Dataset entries
□ □ □ □

int sphx_build_grid(sphx_ctx* ctx, int64_t n, int k, const double* x, const double* y, const double* z, double cell_hint,
                    const GridBuildOpts& opts) {
    double bb[13], rel[9];
    bool clamp_pending = opts.clamp_vel[0] != nullptr;
    auto clamp_now = [&]() -> int {
        if (!clamp_pending) return SPHX_OK;
        clamp_pending = false;
        return sphx_clamp(ctx, n, ctx->st);
    };
    ClipBox clip0;
    clip0.on = ctx->clip_valid ? 1 : 0;
    for (int c = 0; c < 3; ++c) { clip0.lo[c] = ctx->clip_lo[c]; clip0.hi[c] = ctx->clip_hi[c]; }
    bool fused = false;
    int lag_cur = 0;
    if (opts.lagged) {
        const int prev = ctx->lag_bslot, cur = prev ^ 1;
        char* slot = (char*)ctx->pinned + LAG_OFF;
        const int64_t pn = ctx->lag_bn[prev];
        const int use = (ctx->lag_bvalid[prev] && pn > 0 && (n > pn ? n - pn : pn - n) * 4 <= n) ? prev : cur;
        lag_cur = cur;
        fused = use == prev;
        if (!fused) {
            SPHX_TRY(clamp_now());
            SPHX_TRY(bbox_launch(ctx, n, x, y, z, true, slot + 512 * cur));
            HIPCHK(hipEventRecord(ctx->lag_bev[cur], ctx->stream));
            ctx->lag_balias[cur] = nullptr;
        }
        HIPCHK(hipEventSynchronize(ctx->lag_balias[use] ? ctx->lag_balias[use] : ctx->lag_bev[use]));
        bbox_finish(slot + 512 * use, bb, rel);
        ctx->lag_bvalid[cur] = true;
        ctx->lag_bn[cur] = n;
        ctx->lag_bslot = cur;
    } else {
        SPHX_TRY(clamp_now());
        SPHX_TRY(bbox_sync(ctx, n, x, y, z, bb, true, rel));
    }
    if (ctx->clip_valid && bb[12] < 0.5 * (double)n) {
        SPHX_TRY(clamp_now());
        SPHX_TRY(bbox_sync(ctx, n, x, y, z, bb, false, rel));
    }
    double tmin[3], tmax[3], L[3];
    for (int c = 0; c < 3; ++c) {
        if (!(bb[3 + c] >= bb[c])) { bb[c] = 0.0; bb[3 + c] = 0.0; rel[c] = rel[3 + c] = 0.0; }
        tmin[c] = bb[c]; tmax[c] = bb[3 + c];
        const double piv = bb[6 + c] - rel[6 + c];
        double lo_r = rel[c], hi_r = rel[3 + c];
        const double lo = rel[6 + c] - ctx->box_sigmas * bb[9 + c], hi = rel[6 + c] + ctx->box_sigmas * bb[9 + c];
        if (bb[9 + c] > 0.0 && hi > lo) {
            if (lo_r < lo) { lo_r = lo; bb[c] = piv + lo; }
            if (hi_r > hi) { hi_r = hi; bb[3 + c] = piv + hi; }
        }
        L[c] = hi_r - lo_r;
        if (!(L[c] >= 0.0) || !isfinite(L[c])) L[c] = bb[3 + c] - bb[c];
    }
    double Lmax = 0.0;
    for (int c = 0; c < 3; ++c) if (L[c] > Lmax) Lmax = L[c];
    for (int c = 0; c < 3; ++c) {
        const double mid = 0.5 * (bb[c] + bb[3 + c]), half = (L[c] > 0.0 ? L[c] : Lmax);
        ctx->clip_lo[c] = mid - half;
        ctx->clip_hi[c] = mid + half;
    }
    ctx->clip_valid = (Lmax > 0.0);
    if (!(Lmax > 0.0)) Lmax = 1.0;
    double cell = cell_hint;
    if (!(cell > 0.0) || !isfinite(cell)) {
        double V = 1.0;
        for (int c = 0; c < 3; ++c) V *= (L[c] > 1e-6 * Lmax ? L[c] : 1e-6 * Lmax);
        cell = ctx->cell_factor * cbrt(V * (double)k / ((double)n * 4.1887902047863905));
    }
    if (cell < Lmax * 1e-4) cell = Lmax * 1e-4;
    int64_t cap = 32 * n + 1024;
    if (cap > SPHX_MAX_CELLS) cap = SPHX_MAX_CELLS;
    if (ctx->max_cells > 0 && cap > ctx->max_cells) cap = ctx->max_cells;
    int nx, ny, nz;
    for (;;) {
        nx = (int)fmin(floor(L[0] / cell) + 1.0, 2047.0);
        ny = (int)fmin(floor(L[1] / cell) + 1.0, 2047.0);
        nz = (int)fmin(floor(L[2] / cell) + 1.0, 2047.0);
        int64_t tot = (int64_t)nx * ny * nz;
        if (tot <= cap) break;
        cell *= 1.02 * cbrt((double)tot / (double)cap);
    }
    GridParams& g = ctx->grid;
    for (int c = 0; c < 3; ++c) { ctx->tbox_h[c] = tmin[c]; ctx->tbox_h[3 + c] = tmax[c]; }
    ctx->olev.L = 0;
    ctx->tbox = ctx->bbox_tmp.as<double>() + (size_t)RED_MAXBLOCKS * BB_W;
    g.xmin = bb[0]; g.ymin = bb[1]; g.zmin = bb[2];
    g.cell = cell; g.inv_cell = 1.0 / cell;
    g.nx = nx; g.ny = ny; g.nz = nz;
    g.ncells = nx * ny * nz;
    g.fnx1 = (float)(nx - 1); g.fny1 = (float)(ny - 1); g.fnz1 = (float)(nz - 1);
    ctx->stats.cells = g.ncells;
    ctx->stats.cell_size = cell;

    const int nc = g.ncells;
    SPHX_TRY(sphx_ensure(ctx, ctx->cell_of, (size_t)n * sizeof(int)));
    SPHX_TRY(sphx_ensure(ctx, ctx->perm, (size_t)n * sizeof(int)));
    SPHX_TRY(sphx_ensure(ctx, ctx->cell_start, ((size_t)nc + 2) * sizeof(int)));
    const size_t fill_cap0 = ctx->cell_fill.cap;
    SPHX_TRY(sphx_ensure(ctx, ctx->cell_fill, ((size_t)nc + 2) * sizeof(int)));
    if (ctx->cell_fill.cap != fill_cap0) ctx->cell_fill_zeroed = nullptr;
    int nblk = (nc + SCAN_TILE - 1) / SCAN_TILE;
    SPHX_TRY(sphx_ensure(ctx, ctx->scan_tmp, ((size_t)nblk + 2) * sizeof(int)));
    int* fill = ctx->cell_fill.as<int>();
    int* start = ctx->cell_start.as<int>();
    int* bsum = ctx->scan_tmp.as<int>();
    if (ctx->cell_fill_zeroed != ctx->cell_fill.p) {
        HIPCHK(hipMemsetAsync(fill, 0, ctx->cell_fill.cap, ctx->stream));
        ctx->cell_fill_zeroed = ctx->cell_fill.p;
    }
    int pb = (int)((n + 255) / 256);
    (void)bsum;
    int bb_fold_blocks = 0;
    const int* rank_dev = nullptr;
    const double* bb_fold_part = nullptr;
    double* bb_fold_out = nullptr;
    if (fused) {
        const bool fresh = ctx->bbox_tmp.p == nullptr;
        SPHX_TRY(sphx_ensure(ctx, ctx->bbox_tmp, (size_t)(RED_MAXBLOCKS + 2 + FUSED_MAXBLOCKS) * BB_W * sizeof(double)));
        double* fin = ctx->bbox_tmp.as<double>() + (size_t)RED_MAXBLOCKS * BB_W;
        unsigned* ticket = reinterpret_cast<unsigned*>(fin + BB_W);
        double* part = fin + 2 * BB_W;
        if (fresh || !ctx->bbox_ticket_zeroed) {
            HIPCHK(hipMemsetAsync(ticket, 0, sizeof(double), ctx->stream));
            ctx->bbox_ticket_zeroed = true;
        }
        FusedCountArgs fa;
        fa.n = (int)n;
        fa.x = const_cast<double*>(x); fa.y = const_cast<double*>(y); fa.z = const_cast<double*>(z);
        fa.vx = fa.vy = fa.vz = nullptr;
        if (clamp_pending) { fa.vx = opts.clamp_vel[0]; fa.vy = opts.clamp_vel[1]; fa.vz = opts.clamp_vel[2]; }
        clamp_pending = false;
        fa.lim = ctx->cst.pos_clamp;
        fa.clip = clip0;
        clip_set_pivot(fa.clip, ctx->tbox_h);
        memcpy((char*)ctx->pinned + LAG_OFF + 512 * lag_cur + BB_PIVOT * sizeof(double), fa.clip.pivot, 3 * sizeof(double));
        fa.g = g;
        fa.cell_of = ctx->cell_of.as<int>();
        fa.hist = fill;
        fa.partial = part; fa.ticket = ticket; fa.fin = fin;
        fa.ct_reset = ctx->scal.as<u64>() + SC_CT_BITS;
        fa.zero_int = nullptr;
        SPHX_TRY(sphx_ensure(ctx, ctx->cell_rank, (size_t)n * sizeof(int)));
        fa.rank = ctx->cell_rank.as<int>();
        rank_dev = fa.rank;
        if (ctx->fail_list.p && ctx->fail_list.cap >= ((size_t)sphx_pad64(n) + 64) * sizeof(int)) {
            fa.zero_int = ctx->fail_list.as<int>() + sphx_pad64(n);
            ctx->fcount_zeroed = ctx->fail_list.p;
            ctx->fcount_zeroed_n = n;
        }
        ctx->ct_primed = true;
        int fb = pb < FUSED_MAXBLOCKS ? pb : FUSED_MAXBLOCKS;
        hipLaunchKernelGGL(grid_count_fused, dim3(fb), dim3(RED_BLOCK), 0, ctx->stream, fa);
        HIPCHK(hipGetLastError());
        if (pb >= BB_W) {
            bb_fold_blocks = fb; bb_fold_part = part; bb_fold_out = fin;
        } else {
            hipLaunchKernelGGL(bbox_final, dim3(BB_W), dim3(256), 0, ctx->stream, fb, part, fin, 0,
                               (const double*)nullptr, (const double*)nullptr, (const double*)nullptr, fa.clip);
            bb_fold_out = fin;
        }
    } else {
        hipLaunchKernelGGL(cell_count, dim3(pb), dim3(256), 0, ctx->stream, (int)n, x, y, z, g,
                           ctx->cell_of.as<int>(), fill);
    }
    bool hist_zeroed = false;
    SPHX_TRY(excl_scan_plus_total(ctx, fill, start, nc, rank_dev != nullptr, &hist_zeroed));
    const bool to_host = bb_fold_part != nullptr && bb_fold_out && pb >= BB_W;
    double* bb_host = to_host ? reinterpret_cast<double*>((char*)ctx->pinned + LAG_OFF + 512 * lag_cur) : nullptr;
    hipLaunchKernelGGL(cell_scatter, dim3(pb), dim3(256), 0, ctx->stream, (int)n,
                       ctx->cell_of.as<int>(), start, fill, ctx->perm.as<int>(), bb_fold_blocks, bb_fold_part, bb_fold_out, bb_host, rank_dev);
    if (rank_dev && !hist_zeroed) HIPCHK(hipMemsetAsync(fill, 0, ((size_t)nc + 1) * sizeof(int), ctx->stream));
    if (bb_fold_out) {
        char* slot = (char*)ctx->pinned + LAG_OFF;
        if (!to_host)
            HIPCHK(hipMemcpyAsync(slot + 512 * lag_cur, bb_fold_out, BB_W * sizeof(double), hipMemcpyDeviceToHost, ctx->stream));
        if (opts.alias_ev) {
            ctx->lag_balias[lag_cur] = opts.alias_ev;
        } else {
            HIPCHK(hipEventRecord(ctx->lag_bev[lag_cur], ctx->stream));
            ctx->lag_balias[lag_cur] = nullptr;
        }
    }
    ctx->cells_unsorted = opts.sort_cells_later;
    if (!opts.sort_cells_later) {
        hipLaunchKernelGGL(cell_sort_members, dim3((unsigned)((nc + 255) / 256)), dim3(256), 0, ctx->stream, nc, start,
                           ctx->perm.as<int>());
    }
    HIPCHK(hipGetLastError());
    return SPHX_OK;
}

□ □ □ □

What are the lines from the one with "ctx->perm.as<int>());" through the end of the records above? Set them down exactly, both ends included, and nothing else.

> [Response to the task]:
                           ctx->perm.as<int>());
    }
    HIPCHK(hipGetLastError());
    return SPHX_OK;
}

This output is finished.